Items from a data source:
►
# arobertlin/MinPaxos

Measured on AMD Instinct MI355X. Metric: decided+applied instances/sec (tally + KV apply + RCCL watermark all-reduce), higher is better.
Workload: dtype int32/int64

## Files before the change

### minpaxos_amd/csrc/step.hip

```cpp
#include "common.hpp"
#include "kernels.hpp"
#include "tally.hpp"

namespace mpx {

#ifndef MPX_STAMPS
#define MPX_STAMPS 0
#endif
#if MPX_STAMPS
__device__ unsigned long long mpx_stamp_acc[16];
constexpr uint32_t kSpanMax = 1u << 17;
__device__ unsigned long long mpx_wg_span[kSpanMax][2];
#define STAMP_DECL                                                     \
    unsigned long long _st_prev = 0, _st_rt0 = 0;                      \
    if (threadIdx.x == 0) {                                            \
        _st_prev = __builtin_amdgcn_s_memtime();                       \
        _st_rt0 = __builtin_amdgcn_s_memrealtime();                    \
    }
#define STAMP_SPAN()                                                   \
    do {                                                               \
        if (MPX_STAMPS >= 2 && threadIdx.x == 0 && blockIdx.x < kSpanMax) { \
            mpx_wg_span[blockIdx.x][0] = _st_rt0;                      \
            mpx_wg_span[blockIdx.x][1] = __builtin_amdgcn_s_memrealtime(); \
        }                                                              \
    } while (0)
#define STAMP(k)                                                       \
    do {                                                               \
        if (MPX_STAMPS == 1 && threadIdx.x == 0) {  \
            unsigned long long _n = __builtin_amdgcn_s_memtime();      \
            atomicAdd(&mpx_stamp_acc[k], _n - _st_prev);               \
            _st_prev = _n;                                             \
        }                                                              \
    } while (0)
#else
#define STAMP_DECL
#define STAMP(k)
#define STAMP_SPAN()
#endif
#ifndef MPX_ABLATE
#define MPX_ABLATE 0
#endif

#ifndef MPX_STEP_BALLOT
#define MPX_STEP_BALLOT 0
#endif

constexpr int kStepBlock = 256;
constexpr uint32_t kLock = 0xFFFFFFFFu;
constexpr uint32_t kDead = 0xFFFFFFFEu;
constexpr uint32_t kNoFirst = 0xFFFFFFFFu;

__device__ __forceinline__ uint32_t lhash(int64_t k) {
    uint64_t x = (uint64_t)k;
    x ^= x >> 33;
    x *= 0xff51afd7ed558ccdull;
    x ^= x >> 33;
    return (uint32_t)x;
}

struct Dict {
    int64_t* dkey;
    int64_t* dval;
    uint32_t* dfirst;
    uint32_t* cnt;
    uint32_t* hslot;
    uint8_t* dpresent;
    uint8_t* dseen;
    uint32_t* dn;
    uint32_t dcap, hcap;
};
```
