# irfanfadhullah/unet_zoo

Hardware: AMD Instinct MI355X
Metric: images/sec (fwd+bwd) at B=16 3x256x256, 1/2/4/8 MI355X (higher is better)
Workload: dtype bf16; 1 GPU; unet train step (zero_grad+fwd+BCE+bwd+clip+AdamW), B=16/GPU 3x256x256, random-init weights; global_batch=16, parallelism=dp1

## Files before the change

### include/unetzoo_hip.h

```cpp
#ifndef UNETZOO_HIP_H
#define UNETZOO_HIP_H

#include <stddef.h>
#include <stdint.h>

#ifdef __cplusplus
extern "C" {
#endif

#define UZ_ABI_VERSION 1

enum { UZ_F32 = 0, UZ_BF16 = 1 };

enum {
  UZ_OK = 0,
  UZ_EINVAL = -1,
  UZ_ENOTIMPL = -2
};

enum {
  UZ_TAPS_CONV = 0,
  UZ_TAPS_GATHER2X2 = 1,
  UZ_TAPS_CONV_UP2 = 2,
  UZ_TAPS_CONV_S2 = 3
// ... 34 lines not shown
                         const void* res, int ldres, void* y, void* workspace, void* stream);
long long uz_conv_igemm_workspace_bytes(const uz_conv_desc* d);
int uz_conv_igemm_ws_grid_m(const uz_conv_desc* d);
int uz_conv_igemm_ws(const uz_conv_desc* d, const void* x, const void* w_packed, const float* bias,
                     void* y, float* stats_partial, void* workspace, void* stream);
int uz_conv_igemm_bnred_supported(const uz_conv_desc* d);
int uz_conv_igemm_bnred(const uz_conv_desc* d, const void* x, const void* w_packed, void* y, const void* bn_y,
                        int ld_bny, const float* scale, const float* shift, const float* mean, const float* invstd,
                        float* partial, void* stream);

int uz_conv_igemm_xf_supported(const uz_conv_desc* d);
int uz_conv_igemm_xf(const uz_conv_desc* d, const void* x, const float* in_scale, const float* in_shift,
                     const void* w_packed, const float* bias, void* y, float* stats_partial, void* stream);

int uz_conv_igemm_bnact_supported(const uz_conv_desc* d);
int uz_conv_igemm_bnact(const uz_conv_desc* d, const void* x, const void* w_packed, const float* bias,
                        const float* out_scale, const float* out_shift, int relu, void* y, void* stream);

typedef struct uz_wgrad_desc {
  int dtype;
  int N, H, W;
  int Hr, Wr;
  int Ci, ldl;
  int Cj, ldr;
  int ntaps, taps_mode, dil;
} uz_wgrad_desc;

int uz_wgrad_split(const uz_wgrad_desc* d);
long long uz_wgrad_workspace_bytes(const uz_wgrad_desc* d);
int uz_wgrad(const uz_wgrad_desc* d, const void* L, const void* R, float* out, void* workspace,
             void* stream);
int uz_wgrad_kernel_name(const uz_wgrad_desc* d, char* buf, int cap);
int uz_wgrad_xf_supported(const uz_wgrad_desc* d);
int uz_wgrad_xf(const uz_wgrad_desc* d, const void* L, const void* R, const float* r_scale, const float* r_shift,
                float* out, void* workspace, void* stream, int phase);
int uz_wgrad_phase(const uz_wgrad_desc* d, const void* L, const void* R, float* out, void* workspace, void* stream,
                   int phase);
typedef struct {
  uz_wgrad_desc desc;
  const void* L;
  const void* R;
  float* out;
} uz_wgrad_item;
long long uz_wgrad_multi_workspace_bytes(const uz_wgrad_item* items, int n);
int uz_wgrad_multi(const uz_wgrad_item* items, int n, void* workspace, void* stream);
long long uz_wgrad_batched_workspace_bytes(const uz_wgrad_desc* d, int batch);
int uz_wgrad_batched(const uz_wgrad_desc* d, int batch, const void* L, long long lb, const void* R, long long rb,
                     float* out, long long ob, void* workspace, void* stream);
int uz_wgrad_batched2(const uz_wgrad_desc* d, int batch, int batch2, const void* L, long long lb, long long lb2, const void* R,
                      long long rb, long long rb2, float* out, long long ob, void* workspace, void* stream);
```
◄
- _Task statement_
Work through the entries, filtering for the string "tally", and copy each line that holds it.

- _Result of this task_
Measured on AMD Instinct MI355X. Metric: decided+applied instances/sec (tally + KV apply + RCCL watermark all-reduce), higher is better.
#include "tally.hpp"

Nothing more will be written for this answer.